* _REQUIRED ACTION_
Output the data that follows exactly, line for line.

* _GIVEN RECORDS_

template <bool BIAS>
__global__ __launch_bounds__(256, WW_DOUBLE ? 2 : 4) void wino_wgrad3x3(WWArgs a) {
  extern __shared__ __attribute__((aligned(16))) float lds[];
  const int tid = threadIdx.x, lane = tid & 63, w = __builtin_amdgcn_readfirstlane(tid >> 6);
  const int tl = tid & 7, ch = tid >> 3;
  const int task = blockIdx.z;
  const int cob = blockIdx.y / a.cibs, cib = blockIdx.y - cob * a.cibs;
  const int q0 = blockIdx.x * a.chunks_per_split, q1 = min(q0 + a.chunks_per_split, a.chunks_total);
  const int ci = cib * WW_CB + ch, co = cob * WW_CB + ch;

  f32x4 acc[4][2][2];
#pragma unroll
  for (int c = 0; c < 4; ++c)
#pragma unroll
    for (int i = 0; i < 2; ++i)
#pragma unroll
      for (int j = 0; j < 2; ++j) acc[c][i][j] = (f32x4){0.f, 0.f, 0.f, 0.f};

  const int frag = (w * WW_CB + (lane & 15)) * WW_PY + 4 * (lane >> 4);
  WWChunk cur;
  WWPos pos;
  {
    const int per_img = a.ty_cnt * a.cpr;
    pos.nq = q0 / per_img;
    const int rem = q0 - pos.nq * per_img;
    pos.ty = rem / a.cpr;
    pos.cx = rem - pos.ty * a.cpr;
  }
  const unsigned xplane = ci < a.Ci ? (unsigned)(ci * a.H * a.W) * 4u : WW_OOR;
  const unsigned gplane = co < a.Co ? (unsigned)(co * a.Ho * a.Wo) * 4u : WW_OOR;
  ww_set_row(pos, a);
  if (q0 < q1) ww_load(cur, a, pos, task, tl, xplane, gplane);
  const bool do_bias = BIAS && cib == 0;
  auto bias_slot = [&]() { return lds + WW_LDS_FLOATS + threadIdx.x; };
  if (do_bias) *bias_slot() = 0.f;
  for (int q = q0; q < q1; ++q) {
    float* buf = lds + (WW_DOUBLE ? ((q - q0) & 1) * WW_BUF : 0);
    if (!WW_DOUBLE && q != q0) __syncthreads();
    ww_transform_store(cur, a, buf, buf + WW_HALF, ch, tl, do_bias ? bias_slot() : nullptr);
    if (q + 1 < q1) {
      if (++pos.cx == a.cpr) {
        pos.cx = 0;
        if (++pos.ty == a.ty_cnt) { pos.ty = 0; ++pos.nq; }
        ww_set_row(pos, a);
      }
      ww_load(cur, a, pos, task, tl, xplane, gplane);
    }
    __builtin_amdgcn_sched_barrier(0);
    __syncthreads();
    const float* yb = buf + frag;
    const float* vb = buf + WW_HALF + frag;
#pragma unroll
    for (int ks = 0; ks < WW_TK / 4; ++ks) {
      f32x4 ya[2], va[2];
#pragma unroll
      for (int i = 0; i < 2; ++i) {
        ya[i] = *reinterpret_cast<const f32x4*>(yb + 16 * i * WW_PY + 16 * ks);
        va[i] = *reinterpret_cast<const f32x4*>(vb + 16 * i * WW_PY + 16 * ks);
      }
#pragma unroll
      for (int c = 0; c < 4; ++c)
#pragma unroll
        for (int i = 0; i < 2; ++i)
#pragma unroll
          for (int j = 0; j < 2; ++j) acc[c][i][j] = __builtin_amdgcn_mfma_f32_16x16x4f32(ya[i][c], va[j][c], acc[c][i][j], 0, 0, 0);
      __builtin_amdgcn_sched_barrier(0);
    }
  }
  __syncthreads();
  if (do_bias) {
    auto dpp = [](float v, auto ctrl) {
      return __builtin_bit_cast(float, __builtin_amdgcn_update_dpp(0, __builtin_bit_cast(int, v), decltype(ctrl)::value, 0xf, 0xf, true));
    };
    float bsum = *bias_slot();
    bsum += dpp(bsum, std::integral_constant<int, 0xB1>{});
    bsum += dpp(bsum, std::integral_constant<int, 0x4E>{});
    bsum += dpp(bsum, std::integral_constant<int, 0x141>{});
    if (tl == 0) a.bias_partial[(((size_t)task * gridDim.x + blockIdx.x) * (gridDim.y / a.cibs) + cob) * WW_CB + ch] = bsum;
  }

  const float sr = (w == 1 || w == 2) ? 0.5f : 1.f;
  float* ex = lds;
  float* out = a.partial + (((size_t)task * gridDim.x + blockIdx.x) * gridDim.y + blockIdx.y) * WW_BLOCK_FLOATS;
#pragma unroll
  for (int i = 0; i < 2; ++i) {
#pragma unroll
    for (int j = 0; j < 2; ++j) {
      f32x4 u0, u1, u2;
#pragma unroll
      for (int e = 0; e < 4; ++e) {
        const float m0 = acc[0][i][j][e], m1 = acc[1][i][j][e], m2 = acc[2][i][j][e], m3 = acc[3][i][j][e];
        const float h = 0.5f * (m1 + m2);
        u0[e] = sr * (m0 + h);
        u1[e] = sr * (0.5f * (m1 - m2));
        u2[e] = sr * (h - m3);
      }
      float* p = ex + ((w * 3) * 2 + j) * 256 + lane * 4;
      *reinterpret_cast<f32x4*>(p) = u0;
      *reinterpret_cast<f32x4*>(p + 2 * 256) = u1;
      *reinterpret_cast<f32x4*>(p + 4 * 256) = u2;
    }
    __syncthreads();
    for (int item = tid; item < 3 * 2 * 256; item += 256) {
      const int reg = item & 3, ln = (item >> 2) & 63, j = (item >> 8) & 1, b = item >> 9;
      const float* p = ex + (b * 2 + j) * 256 + ln * 4 + reg;
      const float u_0 = p[0], u_1 = p[3 * 2 * 256], u_2 = p[2 * 3 * 2 * 256], u_3 = p[3 * 3 * 2 * 256];
      const int cor = 16 * i + 4 * (ln >> 4) + reg, cic = 16 * j + (ln & 15);
      float* o = out + (cor * WW_CB + cic) * 9 + b;
      o[0] = u_0 + u_1 + u_2;
      o[3] = u_1 - u_2;
      o[6] = u_1 + u_2 - u_3;
    }
    __syncthreads();
  }
}

__global__ __launch_bounds__(256) void wino_wgrad_reduce2(const float* __restrict__ stage2, float* __restrict__ gw, int Co, int Ci,
                                                          int cibs, int ntiles, int ngroups) {
  const int e = blockIdx.x * 256 + threadIdx.x;
  if (e >= Co * Ci * 9) return;
  stage2 += (size_t)blockIdx.y * ngroups * ntiles * WW_BLOCK_FLOATS;
  gw += (size_t)blockIdx.y * Co * Ci * 9;
  const int k = e % 9, ci = (e / 9) % Ci, co = e / (9 * Ci);
  const size_t off = (size_t)((co / WW_CB) * cibs + ci / WW_CB) * WW_BLOCK_FLOATS + ((co % WW_CB) * WW_CB + ci % WW_CB) * 9 + k;
  float s = 0.f;
  for (int g = 0; g < ngroups; ++g) s += stage2[(size_t)g * ntiles * WW_BLOCK_FLOATS + off];
  gw[e] = s;
}

__global__ __launch_bounds__(64) void wino_wgrad_bias_reduce(const float* __restrict__ bias_partial, float* __restrict__ gb, int Co, int cobs,
                                                             int nsplit) {
  const int co = blockIdx.x * 64 + threadIdx.x, task = blockIdx.y;
  if (co >= Co) return;
  const float* p = bias_partial + (size_t)task * nsplit * cobs * WW_CB + co;
  float s = 0.f;
  for (int sp = 0; sp < nsplit; ++sp) s += p[(size_t)sp * cobs * WW_CB];
  gb[(size_t)task * Co + co] = s;
}

struct WWPlan {
  int Ho, Wo, cobs, cibs, ty_cnt, tx_cnt, cpr, chunks_total, chunks_per_split, nsplit, ngroups;
  int64_t partial_floats, stage2_floats;
};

* _WRITTEN ANSWER_
template <bool BIAS>
__global__ __launch_bounds__(256, WW_DOUBLE ? 2 : 4) void wino_wgrad3x3(WWArgs a) {
  extern __shared__ __attribute__((aligned(16))) float lds[];
  const int tid = threadIdx.x, lane = tid & 63, w = __builtin_amdgcn_readfirstlane(tid >> 6);
  const int tl = tid & 7, ch = tid >> 3;
  const int task = blockIdx.z;
  const int cob = blockIdx.y / a.cibs, cib = blockIdx.y - cob * a.cibs;
  const int q0 = blockIdx.x * a.chunks_per_split, q1 = min(q0 + a.chunks_per_split, a.chunks_total);
  const int ci = cib * WW_CB + ch, co = cob * WW_CB + ch;

  f32x4 acc[4][2][2];
#pragma unroll
  for (int c = 0; c < 4; ++c)
#pragma unroll
    for (int i = 0; i < 2; ++i)
#pragma unroll
      for (int j = 0; j < 2; ++j) acc[c][i][j] = (f32x4){0.f, 0.f, 0.f, 0.f};

  const int frag = (w * WW_CB + (lane & 15)) * WW_PY + 4 * (lane >> 4);
  WWChunk cur;
  WWPos pos;
  {
    const int per_img = a.ty_cnt * a.cpr;
    pos.nq = q0 / per_img;
    const int rem = q0 - pos.nq * per_img;
    pos.ty = rem / a.cpr;
    pos.cx = rem - pos.ty * a.cpr;
  }
  const unsigned xplane = ci < a.Ci ? (unsigned)(ci * a.H * a.W) * 4u : WW_OOR;
  const unsigned gplane = co < a.Co ? (unsigned)(co * a.Ho * a.Wo) * 4u : WW_OOR;
  ww_set_row(pos, a);
  if (q0 < q1) ww_load(cur, a, pos, task, tl, xplane, gplane);
  const bool do_bias = BIAS && cib == 0;
  auto bias_slot = [&]() { return lds + WW_LDS_FLOATS + threadIdx.x; };
  if (do_bias) *bias_slot() = 0.f;
  for (int q = q0; q < q1; ++q) {
    float* buf = lds + (WW_DOUBLE ? ((q - q0) & 1) * WW_BUF : 0);
    if (!WW_DOUBLE && q != q0) __syncthreads();
    ww_transform_store(cur, a, buf, buf + WW_HALF, ch, tl, do_bias ? bias_slot() : nullptr);
    if (q + 1 < q1) {
      if (++pos.cx == a.cpr) {
        pos.cx = 0;
        if (++pos.ty == a.ty_cnt) { pos.ty = 0; ++pos.nq; }
        ww_set_row(pos, a);
      }
      ww_load(cur, a, pos, task, tl, xplane, gplane);
    }
    __builtin_amdgcn_sched_barrier(0);
    __syncthreads();
    const float* yb = buf + frag;
    const float* vb = buf + WW_HALF + frag;
#pragma unroll
    for (int ks = 0; ks < WW_TK / 4; ++ks) {
      f32x4 ya[2], va[2];
#pragma unroll
      for (int i = 0; i < 2; ++i) {
        ya[i] = *reinterpret_cast<const f32x4*>(yb + 16 * i * WW_PY + 16 * ks);
        va[i] = *reinterpret_cast<const f32x4*>(vb + 16 * i * WW_PY + 16 * ks);
      }
#pragma unroll
      for (int c = 0; c < 4; ++c)
#pragma unroll
        for (int i = 0; i < 2; ++i)
#pragma unroll
          for (int j = 0; j < 2; ++j) acc[c][i][j] = __builtin_amdgcn_mfma_f32_16x16x4f32(ya[i][c], va[j][c], acc[c][i][j], 0, 0, 0);
      __builtin_amdgcn_sched_barrier(0);
    }
  }
  __syncthreads();
  if (do_bias) {
    auto dpp = [](float v, auto ctrl) {
      return __builtin_bit_cast(float, __builtin_amdgcn_update_dpp(0, __builtin_bit_cast(int, v), decltype(ctrl)::value, 0xf, 0xf, true));
    };
    float bsum = *bias_slot();
    bsum += dpp(bsum, std::integral_constant<int, 0xB1>{});
    bsum += dpp(bsum, std::integral_constant<int, 0x4E>{});
    bsum += dpp(bsum, std::integral_constant<int, 0x141>{});
    if (tl == 0) a.bias_partial[(((size_t)task * gridDim.x + blockIdx.x) * (gridDim.y / a.cibs) + cob) * WW_CB + ch] = bsum;
  }

  const float sr = (w == 1 || w == 2) ? 0.5f : 1.f;
  float* ex = lds;
  float* out = a.partial + (((size_t)task * gridDim.x + blockIdx.x) * gridDim.y + blockIdx.y) * WW_BLOCK_FLOATS;
#pragma unroll
  for (int i = 0; i < 2; ++i) {
#pragma unroll
    for (int j = 0; j < 2; ++j) {
      f32x4 u0, u1, u2;
#pragma unroll
      for (int e = 0; e < 4; ++e) {
        const float m0 = acc[0][i][j][e], m1 = acc[1][i][j][e], m2 = acc[2][i][j][e], m3 = acc[3][i][j][e];
        const float h = 0.5f * (m1 + m2);
        u0[e] = sr * (m0 + h);
        u1[e] = sr * (0.5f * (m1 - m2));
        u2[e] = sr * (h - m3);
      }
      float* p = ex + ((w * 3) * 2 + j) * 256 + lane * 4;
      *reinterpret_cast<f32x4*>(p) = u0;
      *reinterpret_cast<f32x4*>(p + 2 * 256) = u1;
      *reinterpret_cast<f32x4*>(p + 4 * 256) = u2;
    }
    __syncthreads();
    for (int item = tid; item < 3 * 2 * 256; item += 256) {
      const int reg = item & 3, ln = (item >> 2) & 63, j = (item >> 8) & 1, b = item >> 9;
      const float* p = ex + (b * 2 + j) * 256 + ln * 4 + reg;
      const float u_0 = p[0], u_1 = p[3 * 2 * 256], u_2 = p[2 * 3 * 2 * 256], u_3 = p[3 * 3 * 2 * 256];
      const int cor = 16 * i + 4 * (ln >> 4) + reg, cic = 16 * j + (ln & 15);
      float* o = out + (cor * WW_CB + cic) * 9 + b;
      o[0] = u_0 + u_1 + u_2;
      o[3] = u_1 - u_2;
      o[6] = u_1 + u_2 - u_3;
    }
    __syncthreads();
  }
}

__global__ __launch_bounds__(256) void wino_wgrad_reduce2(const float* __restrict__ stage2, float* __restrict__ gw, int Co, int Ci,
                                                          int cibs, int ntiles, int ngroups) {
  const int e = blockIdx.x * 256 + threadIdx.x;
  if (e >= Co * Ci * 9) return;
  stage2 += (size_t)blockIdx.y * ngroups * ntiles * WW_BLOCK_FLOATS;
  gw += (size_t)blockIdx.y * Co * Ci * 9;
  const int k = e % 9, ci = (e / 9) % Ci, co = e / (9 * Ci);
  const size_t off = (size_t)((co / WW_CB) * cibs + ci / WW_CB) * WW_BLOCK_FLOATS + ((co % WW_CB) * WW_CB + ci % WW_CB) * 9 + k;
  float s = 0.f;
  for (int g = 0; g < ngroups; ++g) s += stage2[(size_t)g * ntiles * WW_BLOCK_FLOATS + off];
  gw[e] = s;
}

__global__ __launch_bounds__(64) void wino_wgrad_bias_reduce(const float* __restrict__ bias_partial, float* __restrict__ gb, int Co, int cobs,
                                                             int nsplit) {
  const int co = blockIdx.x * 64 + threadIdx.x, task = blockIdx.y;
  if (co >= Co) return;
  const float* p = bias_partial + (size_t)task * nsplit * cobs * WW_CB + co;
  float s = 0.f;
  for (int sp = 0; sp < nsplit; ++sp) s += p[(size_t)sp * cobs * WW_CB];
  gb[(size_t)task * Co + co] = s;
}

struct WWPlan {
  int Ho, Wo, cobs, cibs, ty_cnt, tx_cnt, cpr, chunks_total, chunks_per_split, nsplit, ngroups;
  int64_t partial_floats, stage2_floats;
};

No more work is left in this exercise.